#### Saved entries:
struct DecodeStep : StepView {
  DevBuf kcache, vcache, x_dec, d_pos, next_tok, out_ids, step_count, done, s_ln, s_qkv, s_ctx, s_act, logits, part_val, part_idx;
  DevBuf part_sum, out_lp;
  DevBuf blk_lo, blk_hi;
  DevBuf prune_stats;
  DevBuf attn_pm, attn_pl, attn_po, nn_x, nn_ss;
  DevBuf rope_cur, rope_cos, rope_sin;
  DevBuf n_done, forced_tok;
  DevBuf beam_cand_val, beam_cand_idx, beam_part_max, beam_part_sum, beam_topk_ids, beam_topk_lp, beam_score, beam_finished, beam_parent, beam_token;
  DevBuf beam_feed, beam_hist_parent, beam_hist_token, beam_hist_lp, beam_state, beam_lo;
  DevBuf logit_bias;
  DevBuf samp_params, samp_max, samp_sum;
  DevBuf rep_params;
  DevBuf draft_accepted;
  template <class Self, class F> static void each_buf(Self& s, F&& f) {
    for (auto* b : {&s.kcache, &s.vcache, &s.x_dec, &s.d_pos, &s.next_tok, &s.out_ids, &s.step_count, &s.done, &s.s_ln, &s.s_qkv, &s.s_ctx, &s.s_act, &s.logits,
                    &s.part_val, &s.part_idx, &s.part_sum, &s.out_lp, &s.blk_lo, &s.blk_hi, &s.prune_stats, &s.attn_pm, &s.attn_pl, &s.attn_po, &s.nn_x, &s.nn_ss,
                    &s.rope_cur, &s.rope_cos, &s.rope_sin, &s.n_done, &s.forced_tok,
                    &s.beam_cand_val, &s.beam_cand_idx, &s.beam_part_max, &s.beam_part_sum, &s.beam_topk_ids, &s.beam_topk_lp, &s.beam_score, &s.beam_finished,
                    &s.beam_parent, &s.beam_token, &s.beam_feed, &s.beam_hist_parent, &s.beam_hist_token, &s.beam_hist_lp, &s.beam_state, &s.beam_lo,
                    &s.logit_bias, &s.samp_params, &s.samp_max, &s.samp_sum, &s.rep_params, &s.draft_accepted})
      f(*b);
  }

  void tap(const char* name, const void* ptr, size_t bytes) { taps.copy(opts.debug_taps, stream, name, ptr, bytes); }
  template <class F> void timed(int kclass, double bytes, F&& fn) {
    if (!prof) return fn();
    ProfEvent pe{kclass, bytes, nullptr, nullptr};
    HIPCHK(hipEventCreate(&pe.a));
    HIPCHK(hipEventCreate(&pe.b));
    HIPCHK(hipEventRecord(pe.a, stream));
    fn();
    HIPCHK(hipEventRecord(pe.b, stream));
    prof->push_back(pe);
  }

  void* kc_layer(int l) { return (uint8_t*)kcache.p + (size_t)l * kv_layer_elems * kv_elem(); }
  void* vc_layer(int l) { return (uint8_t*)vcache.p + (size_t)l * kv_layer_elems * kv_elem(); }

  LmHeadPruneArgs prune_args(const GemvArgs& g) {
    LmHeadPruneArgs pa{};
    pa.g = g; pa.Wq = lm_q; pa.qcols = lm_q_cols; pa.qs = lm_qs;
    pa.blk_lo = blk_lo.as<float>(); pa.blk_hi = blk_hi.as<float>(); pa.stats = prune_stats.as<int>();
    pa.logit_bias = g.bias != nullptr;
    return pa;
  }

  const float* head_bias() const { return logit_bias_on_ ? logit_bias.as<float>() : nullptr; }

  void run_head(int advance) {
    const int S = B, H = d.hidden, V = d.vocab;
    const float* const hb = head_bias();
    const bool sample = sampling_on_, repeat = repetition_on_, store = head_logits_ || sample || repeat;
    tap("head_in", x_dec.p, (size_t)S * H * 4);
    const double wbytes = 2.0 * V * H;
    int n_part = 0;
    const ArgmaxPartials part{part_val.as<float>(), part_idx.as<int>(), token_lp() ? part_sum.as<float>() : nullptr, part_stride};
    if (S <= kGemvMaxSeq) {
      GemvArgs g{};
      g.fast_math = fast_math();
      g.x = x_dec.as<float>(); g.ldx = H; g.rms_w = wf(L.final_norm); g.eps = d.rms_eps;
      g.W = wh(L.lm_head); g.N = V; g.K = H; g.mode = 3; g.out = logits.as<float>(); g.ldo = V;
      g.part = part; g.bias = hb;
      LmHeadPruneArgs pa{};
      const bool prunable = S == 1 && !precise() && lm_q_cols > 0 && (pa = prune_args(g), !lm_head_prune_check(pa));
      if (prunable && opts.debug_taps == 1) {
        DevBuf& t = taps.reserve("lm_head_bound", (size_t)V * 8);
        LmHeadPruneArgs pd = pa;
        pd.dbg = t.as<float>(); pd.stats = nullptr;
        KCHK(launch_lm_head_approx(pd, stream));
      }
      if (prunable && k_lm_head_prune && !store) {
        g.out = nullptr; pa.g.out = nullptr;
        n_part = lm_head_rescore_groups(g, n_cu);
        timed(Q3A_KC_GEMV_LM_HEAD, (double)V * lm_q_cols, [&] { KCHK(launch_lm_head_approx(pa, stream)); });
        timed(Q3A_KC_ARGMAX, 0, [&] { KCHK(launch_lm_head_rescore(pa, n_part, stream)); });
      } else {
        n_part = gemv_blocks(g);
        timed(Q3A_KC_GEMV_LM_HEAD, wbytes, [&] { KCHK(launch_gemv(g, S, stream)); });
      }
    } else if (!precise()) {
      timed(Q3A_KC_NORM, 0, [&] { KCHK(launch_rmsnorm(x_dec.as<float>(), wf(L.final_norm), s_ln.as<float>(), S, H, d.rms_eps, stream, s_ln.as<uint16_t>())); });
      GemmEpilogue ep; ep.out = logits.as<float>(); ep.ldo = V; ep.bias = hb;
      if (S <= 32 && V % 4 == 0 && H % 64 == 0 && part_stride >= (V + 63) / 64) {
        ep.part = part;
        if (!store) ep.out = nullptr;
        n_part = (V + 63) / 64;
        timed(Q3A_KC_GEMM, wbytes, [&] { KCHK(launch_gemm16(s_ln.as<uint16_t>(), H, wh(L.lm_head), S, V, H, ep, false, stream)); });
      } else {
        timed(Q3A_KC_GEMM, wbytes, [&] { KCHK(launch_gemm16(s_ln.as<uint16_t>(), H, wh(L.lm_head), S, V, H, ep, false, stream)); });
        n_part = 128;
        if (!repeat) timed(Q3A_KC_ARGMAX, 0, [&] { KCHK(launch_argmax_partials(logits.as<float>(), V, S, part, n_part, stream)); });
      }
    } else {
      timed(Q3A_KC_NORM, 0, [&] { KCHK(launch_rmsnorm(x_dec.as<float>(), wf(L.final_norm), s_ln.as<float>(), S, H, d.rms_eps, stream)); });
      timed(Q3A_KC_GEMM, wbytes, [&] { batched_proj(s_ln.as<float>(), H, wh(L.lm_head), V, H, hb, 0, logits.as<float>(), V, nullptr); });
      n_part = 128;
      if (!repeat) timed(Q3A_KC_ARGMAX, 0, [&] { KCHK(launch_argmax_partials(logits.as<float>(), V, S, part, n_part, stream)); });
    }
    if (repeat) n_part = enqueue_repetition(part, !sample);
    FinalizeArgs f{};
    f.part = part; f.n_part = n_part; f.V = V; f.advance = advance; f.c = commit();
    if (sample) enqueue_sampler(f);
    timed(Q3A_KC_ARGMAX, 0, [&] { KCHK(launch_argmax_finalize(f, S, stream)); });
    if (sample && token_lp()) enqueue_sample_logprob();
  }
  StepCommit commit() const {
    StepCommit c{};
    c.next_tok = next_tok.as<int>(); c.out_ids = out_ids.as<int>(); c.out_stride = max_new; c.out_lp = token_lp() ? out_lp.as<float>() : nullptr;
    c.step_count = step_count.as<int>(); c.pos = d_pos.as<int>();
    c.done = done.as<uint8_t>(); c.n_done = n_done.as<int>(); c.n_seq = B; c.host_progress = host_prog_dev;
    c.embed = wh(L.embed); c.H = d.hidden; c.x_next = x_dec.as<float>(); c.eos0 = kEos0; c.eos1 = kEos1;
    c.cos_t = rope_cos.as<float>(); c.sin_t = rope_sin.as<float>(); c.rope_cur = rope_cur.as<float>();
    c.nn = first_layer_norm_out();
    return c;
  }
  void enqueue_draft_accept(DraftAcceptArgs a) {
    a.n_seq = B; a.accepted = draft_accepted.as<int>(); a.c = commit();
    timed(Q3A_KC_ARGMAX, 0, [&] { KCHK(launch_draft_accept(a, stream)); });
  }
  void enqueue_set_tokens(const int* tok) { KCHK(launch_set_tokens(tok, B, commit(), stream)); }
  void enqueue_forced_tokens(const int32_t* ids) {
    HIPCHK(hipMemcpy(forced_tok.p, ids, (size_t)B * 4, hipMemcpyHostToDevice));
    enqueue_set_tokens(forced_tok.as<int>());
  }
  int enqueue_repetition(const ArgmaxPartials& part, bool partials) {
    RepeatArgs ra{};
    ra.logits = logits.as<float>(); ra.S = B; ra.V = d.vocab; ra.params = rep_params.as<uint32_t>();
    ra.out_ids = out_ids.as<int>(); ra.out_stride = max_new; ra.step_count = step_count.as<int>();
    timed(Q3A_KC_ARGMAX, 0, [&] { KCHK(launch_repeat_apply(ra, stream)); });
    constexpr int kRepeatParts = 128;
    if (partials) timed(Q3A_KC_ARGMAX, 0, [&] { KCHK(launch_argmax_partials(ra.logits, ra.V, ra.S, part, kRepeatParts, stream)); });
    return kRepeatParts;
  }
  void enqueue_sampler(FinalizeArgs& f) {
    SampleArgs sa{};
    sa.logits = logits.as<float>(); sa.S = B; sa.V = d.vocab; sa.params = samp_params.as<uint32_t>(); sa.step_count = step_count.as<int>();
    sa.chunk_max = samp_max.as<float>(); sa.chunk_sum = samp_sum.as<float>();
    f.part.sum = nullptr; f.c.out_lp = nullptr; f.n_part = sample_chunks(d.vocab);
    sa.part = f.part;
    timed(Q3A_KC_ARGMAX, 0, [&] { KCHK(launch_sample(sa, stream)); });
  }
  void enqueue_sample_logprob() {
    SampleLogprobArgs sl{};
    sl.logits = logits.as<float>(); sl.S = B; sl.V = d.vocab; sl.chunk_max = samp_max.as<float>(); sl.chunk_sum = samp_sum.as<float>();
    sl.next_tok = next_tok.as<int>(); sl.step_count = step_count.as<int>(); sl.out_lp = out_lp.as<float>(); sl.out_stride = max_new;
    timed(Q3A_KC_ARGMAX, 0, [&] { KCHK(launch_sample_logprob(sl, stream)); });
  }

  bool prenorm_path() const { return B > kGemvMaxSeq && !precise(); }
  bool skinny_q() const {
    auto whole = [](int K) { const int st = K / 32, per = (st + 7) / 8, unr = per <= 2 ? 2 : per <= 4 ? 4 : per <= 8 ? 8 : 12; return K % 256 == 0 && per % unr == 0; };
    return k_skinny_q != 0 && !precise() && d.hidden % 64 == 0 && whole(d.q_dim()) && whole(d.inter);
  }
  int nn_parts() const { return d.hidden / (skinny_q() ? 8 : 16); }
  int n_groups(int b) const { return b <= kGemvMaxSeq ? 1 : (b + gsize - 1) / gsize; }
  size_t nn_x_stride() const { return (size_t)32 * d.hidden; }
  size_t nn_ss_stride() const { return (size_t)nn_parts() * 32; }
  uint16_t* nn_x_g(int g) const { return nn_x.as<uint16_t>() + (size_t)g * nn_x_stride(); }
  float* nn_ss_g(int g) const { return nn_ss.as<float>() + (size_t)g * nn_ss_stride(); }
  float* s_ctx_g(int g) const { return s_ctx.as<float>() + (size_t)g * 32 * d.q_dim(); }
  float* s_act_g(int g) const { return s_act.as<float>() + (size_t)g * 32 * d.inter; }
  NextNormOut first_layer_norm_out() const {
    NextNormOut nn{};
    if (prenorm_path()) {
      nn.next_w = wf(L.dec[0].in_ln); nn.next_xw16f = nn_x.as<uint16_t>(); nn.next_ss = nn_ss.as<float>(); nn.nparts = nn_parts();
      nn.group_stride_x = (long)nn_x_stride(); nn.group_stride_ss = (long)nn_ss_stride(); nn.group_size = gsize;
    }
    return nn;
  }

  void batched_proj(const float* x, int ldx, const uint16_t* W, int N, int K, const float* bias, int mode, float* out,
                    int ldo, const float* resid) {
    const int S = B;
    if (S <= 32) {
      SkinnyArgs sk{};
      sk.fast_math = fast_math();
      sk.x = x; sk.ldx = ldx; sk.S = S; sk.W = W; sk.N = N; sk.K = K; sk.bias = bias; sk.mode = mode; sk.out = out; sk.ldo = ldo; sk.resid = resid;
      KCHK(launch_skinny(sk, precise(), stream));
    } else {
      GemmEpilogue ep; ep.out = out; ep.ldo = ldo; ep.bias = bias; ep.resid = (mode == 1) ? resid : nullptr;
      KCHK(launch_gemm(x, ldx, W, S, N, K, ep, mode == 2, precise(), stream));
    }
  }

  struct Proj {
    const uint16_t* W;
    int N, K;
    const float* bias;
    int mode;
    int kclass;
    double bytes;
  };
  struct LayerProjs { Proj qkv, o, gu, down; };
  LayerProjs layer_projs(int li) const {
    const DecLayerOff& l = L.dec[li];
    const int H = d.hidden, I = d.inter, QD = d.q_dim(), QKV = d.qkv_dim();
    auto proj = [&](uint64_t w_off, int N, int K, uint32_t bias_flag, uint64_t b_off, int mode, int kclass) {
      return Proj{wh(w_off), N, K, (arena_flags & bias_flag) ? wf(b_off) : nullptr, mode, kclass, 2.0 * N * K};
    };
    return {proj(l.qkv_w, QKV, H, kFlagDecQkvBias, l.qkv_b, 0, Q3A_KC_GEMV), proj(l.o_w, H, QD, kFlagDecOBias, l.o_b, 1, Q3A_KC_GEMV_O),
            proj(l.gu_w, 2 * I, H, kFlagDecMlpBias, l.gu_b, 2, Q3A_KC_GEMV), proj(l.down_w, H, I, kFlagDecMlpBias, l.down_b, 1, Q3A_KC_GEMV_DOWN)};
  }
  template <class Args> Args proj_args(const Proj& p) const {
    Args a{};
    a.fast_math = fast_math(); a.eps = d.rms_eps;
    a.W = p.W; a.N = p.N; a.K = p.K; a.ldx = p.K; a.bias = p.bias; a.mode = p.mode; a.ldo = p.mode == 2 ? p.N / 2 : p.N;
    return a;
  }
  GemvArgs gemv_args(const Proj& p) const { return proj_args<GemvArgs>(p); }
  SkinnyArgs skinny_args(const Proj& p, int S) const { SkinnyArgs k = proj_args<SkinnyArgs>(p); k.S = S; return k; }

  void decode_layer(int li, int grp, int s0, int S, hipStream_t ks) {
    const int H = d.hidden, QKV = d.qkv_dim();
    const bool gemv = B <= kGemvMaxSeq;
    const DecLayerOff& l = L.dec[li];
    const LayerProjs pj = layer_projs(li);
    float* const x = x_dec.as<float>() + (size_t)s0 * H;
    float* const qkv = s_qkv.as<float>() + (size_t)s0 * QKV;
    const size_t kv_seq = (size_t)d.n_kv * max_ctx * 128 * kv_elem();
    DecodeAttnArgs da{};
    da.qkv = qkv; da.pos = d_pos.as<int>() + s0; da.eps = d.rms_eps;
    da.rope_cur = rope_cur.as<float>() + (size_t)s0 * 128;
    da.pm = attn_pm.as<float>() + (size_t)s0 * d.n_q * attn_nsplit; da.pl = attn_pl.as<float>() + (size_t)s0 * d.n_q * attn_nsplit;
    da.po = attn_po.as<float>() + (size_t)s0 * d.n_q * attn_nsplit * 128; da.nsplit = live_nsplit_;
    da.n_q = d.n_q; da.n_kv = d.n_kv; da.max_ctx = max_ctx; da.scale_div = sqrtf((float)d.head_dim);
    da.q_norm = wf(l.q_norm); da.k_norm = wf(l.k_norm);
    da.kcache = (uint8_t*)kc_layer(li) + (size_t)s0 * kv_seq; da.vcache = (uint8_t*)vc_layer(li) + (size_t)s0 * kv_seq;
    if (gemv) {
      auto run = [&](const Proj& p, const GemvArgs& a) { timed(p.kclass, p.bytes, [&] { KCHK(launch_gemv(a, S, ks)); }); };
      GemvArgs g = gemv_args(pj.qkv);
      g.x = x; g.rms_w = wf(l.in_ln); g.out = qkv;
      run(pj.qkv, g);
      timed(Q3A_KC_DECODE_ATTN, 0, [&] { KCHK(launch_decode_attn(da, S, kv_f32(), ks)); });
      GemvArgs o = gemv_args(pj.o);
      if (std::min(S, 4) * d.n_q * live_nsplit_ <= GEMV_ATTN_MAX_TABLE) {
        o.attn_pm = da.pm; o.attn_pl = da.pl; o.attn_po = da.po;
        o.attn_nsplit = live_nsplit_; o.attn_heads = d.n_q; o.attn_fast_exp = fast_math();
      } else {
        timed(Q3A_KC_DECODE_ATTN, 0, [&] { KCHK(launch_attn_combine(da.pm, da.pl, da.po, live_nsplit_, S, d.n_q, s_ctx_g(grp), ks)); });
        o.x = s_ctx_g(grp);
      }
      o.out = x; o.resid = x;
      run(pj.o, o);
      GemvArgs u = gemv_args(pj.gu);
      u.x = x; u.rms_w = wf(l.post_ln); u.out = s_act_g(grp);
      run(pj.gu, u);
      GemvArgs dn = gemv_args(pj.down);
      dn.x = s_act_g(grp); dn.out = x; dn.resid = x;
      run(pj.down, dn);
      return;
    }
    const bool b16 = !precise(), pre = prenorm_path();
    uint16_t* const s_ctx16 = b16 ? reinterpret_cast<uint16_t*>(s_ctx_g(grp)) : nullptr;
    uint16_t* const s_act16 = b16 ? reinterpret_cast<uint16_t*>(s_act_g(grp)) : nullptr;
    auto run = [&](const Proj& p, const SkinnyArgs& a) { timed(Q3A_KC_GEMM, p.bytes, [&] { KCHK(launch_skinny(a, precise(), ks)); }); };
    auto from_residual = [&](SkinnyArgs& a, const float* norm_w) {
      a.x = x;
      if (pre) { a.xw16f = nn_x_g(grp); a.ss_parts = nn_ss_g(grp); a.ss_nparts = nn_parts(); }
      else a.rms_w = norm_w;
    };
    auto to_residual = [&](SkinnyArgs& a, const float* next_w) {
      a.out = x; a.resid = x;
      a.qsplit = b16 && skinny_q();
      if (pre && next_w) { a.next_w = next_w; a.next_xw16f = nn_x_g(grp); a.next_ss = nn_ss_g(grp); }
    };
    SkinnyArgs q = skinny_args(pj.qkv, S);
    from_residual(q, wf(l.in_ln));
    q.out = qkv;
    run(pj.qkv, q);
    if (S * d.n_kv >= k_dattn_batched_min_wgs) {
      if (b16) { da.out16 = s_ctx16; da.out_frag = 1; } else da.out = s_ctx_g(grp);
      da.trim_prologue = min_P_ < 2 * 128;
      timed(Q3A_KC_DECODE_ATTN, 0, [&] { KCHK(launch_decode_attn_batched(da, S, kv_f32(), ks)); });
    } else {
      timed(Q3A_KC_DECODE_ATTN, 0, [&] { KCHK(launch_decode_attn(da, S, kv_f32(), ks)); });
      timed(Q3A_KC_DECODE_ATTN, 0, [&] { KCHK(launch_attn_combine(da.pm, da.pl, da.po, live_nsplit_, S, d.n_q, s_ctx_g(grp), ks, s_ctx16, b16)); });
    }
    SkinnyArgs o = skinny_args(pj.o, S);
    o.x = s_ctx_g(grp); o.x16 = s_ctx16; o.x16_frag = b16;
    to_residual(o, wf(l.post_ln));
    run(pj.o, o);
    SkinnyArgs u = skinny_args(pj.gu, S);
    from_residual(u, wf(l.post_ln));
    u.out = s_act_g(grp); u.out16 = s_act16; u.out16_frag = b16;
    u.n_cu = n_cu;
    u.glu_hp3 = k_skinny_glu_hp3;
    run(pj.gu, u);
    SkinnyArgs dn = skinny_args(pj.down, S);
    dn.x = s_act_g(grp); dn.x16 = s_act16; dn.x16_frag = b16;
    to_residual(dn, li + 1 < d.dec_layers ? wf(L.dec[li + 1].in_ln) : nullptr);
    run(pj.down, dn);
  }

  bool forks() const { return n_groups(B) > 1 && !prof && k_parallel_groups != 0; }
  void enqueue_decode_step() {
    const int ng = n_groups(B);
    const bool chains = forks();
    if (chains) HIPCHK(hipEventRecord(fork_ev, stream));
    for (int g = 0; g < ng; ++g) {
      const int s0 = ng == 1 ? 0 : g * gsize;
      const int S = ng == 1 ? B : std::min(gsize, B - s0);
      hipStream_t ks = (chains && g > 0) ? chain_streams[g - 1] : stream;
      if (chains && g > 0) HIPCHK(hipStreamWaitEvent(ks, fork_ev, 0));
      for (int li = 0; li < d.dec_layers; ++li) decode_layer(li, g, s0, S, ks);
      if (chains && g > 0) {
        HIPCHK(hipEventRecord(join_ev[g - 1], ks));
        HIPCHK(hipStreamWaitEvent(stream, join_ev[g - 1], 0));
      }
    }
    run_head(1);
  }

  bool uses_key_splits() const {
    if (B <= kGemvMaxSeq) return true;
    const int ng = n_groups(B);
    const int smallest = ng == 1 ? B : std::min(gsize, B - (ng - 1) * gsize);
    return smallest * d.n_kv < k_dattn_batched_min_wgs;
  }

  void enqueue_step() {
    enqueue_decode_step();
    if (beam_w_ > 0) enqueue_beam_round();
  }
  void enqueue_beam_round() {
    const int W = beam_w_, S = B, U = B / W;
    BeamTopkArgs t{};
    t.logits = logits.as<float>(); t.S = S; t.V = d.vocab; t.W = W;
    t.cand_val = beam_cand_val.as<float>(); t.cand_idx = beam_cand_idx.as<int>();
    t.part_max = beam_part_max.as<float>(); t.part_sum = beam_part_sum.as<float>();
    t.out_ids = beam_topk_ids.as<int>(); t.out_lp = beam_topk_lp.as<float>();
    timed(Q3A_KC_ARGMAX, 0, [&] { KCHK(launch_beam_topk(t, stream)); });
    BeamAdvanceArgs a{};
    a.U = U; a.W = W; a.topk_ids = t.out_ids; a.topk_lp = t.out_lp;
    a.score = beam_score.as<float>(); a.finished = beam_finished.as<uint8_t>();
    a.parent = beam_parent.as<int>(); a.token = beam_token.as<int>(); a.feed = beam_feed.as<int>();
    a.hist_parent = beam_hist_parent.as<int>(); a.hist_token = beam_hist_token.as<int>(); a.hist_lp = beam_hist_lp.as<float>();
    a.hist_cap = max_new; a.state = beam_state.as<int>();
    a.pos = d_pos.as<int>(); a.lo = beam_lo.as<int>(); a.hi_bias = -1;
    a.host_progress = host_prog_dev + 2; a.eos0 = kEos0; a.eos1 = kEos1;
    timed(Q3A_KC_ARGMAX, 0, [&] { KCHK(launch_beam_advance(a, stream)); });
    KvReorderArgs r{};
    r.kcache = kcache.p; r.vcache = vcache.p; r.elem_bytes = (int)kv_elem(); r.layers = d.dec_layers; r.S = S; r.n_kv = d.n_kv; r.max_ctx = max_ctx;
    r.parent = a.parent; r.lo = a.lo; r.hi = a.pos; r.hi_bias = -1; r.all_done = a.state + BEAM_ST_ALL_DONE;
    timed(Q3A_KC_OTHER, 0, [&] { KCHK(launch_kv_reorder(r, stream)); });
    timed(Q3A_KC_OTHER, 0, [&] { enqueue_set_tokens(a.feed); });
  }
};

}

#### Problem to solve:
Among the lines above, list those that contain the word "template".

#### Expected answer:
  template <class Self, class F> static void each_buf(Self& s, F&& f) {
  template <class F> void timed(int kclass, double bytes, F&& fn) {
  template <class Args> Args proj_args(const Proj& p) const {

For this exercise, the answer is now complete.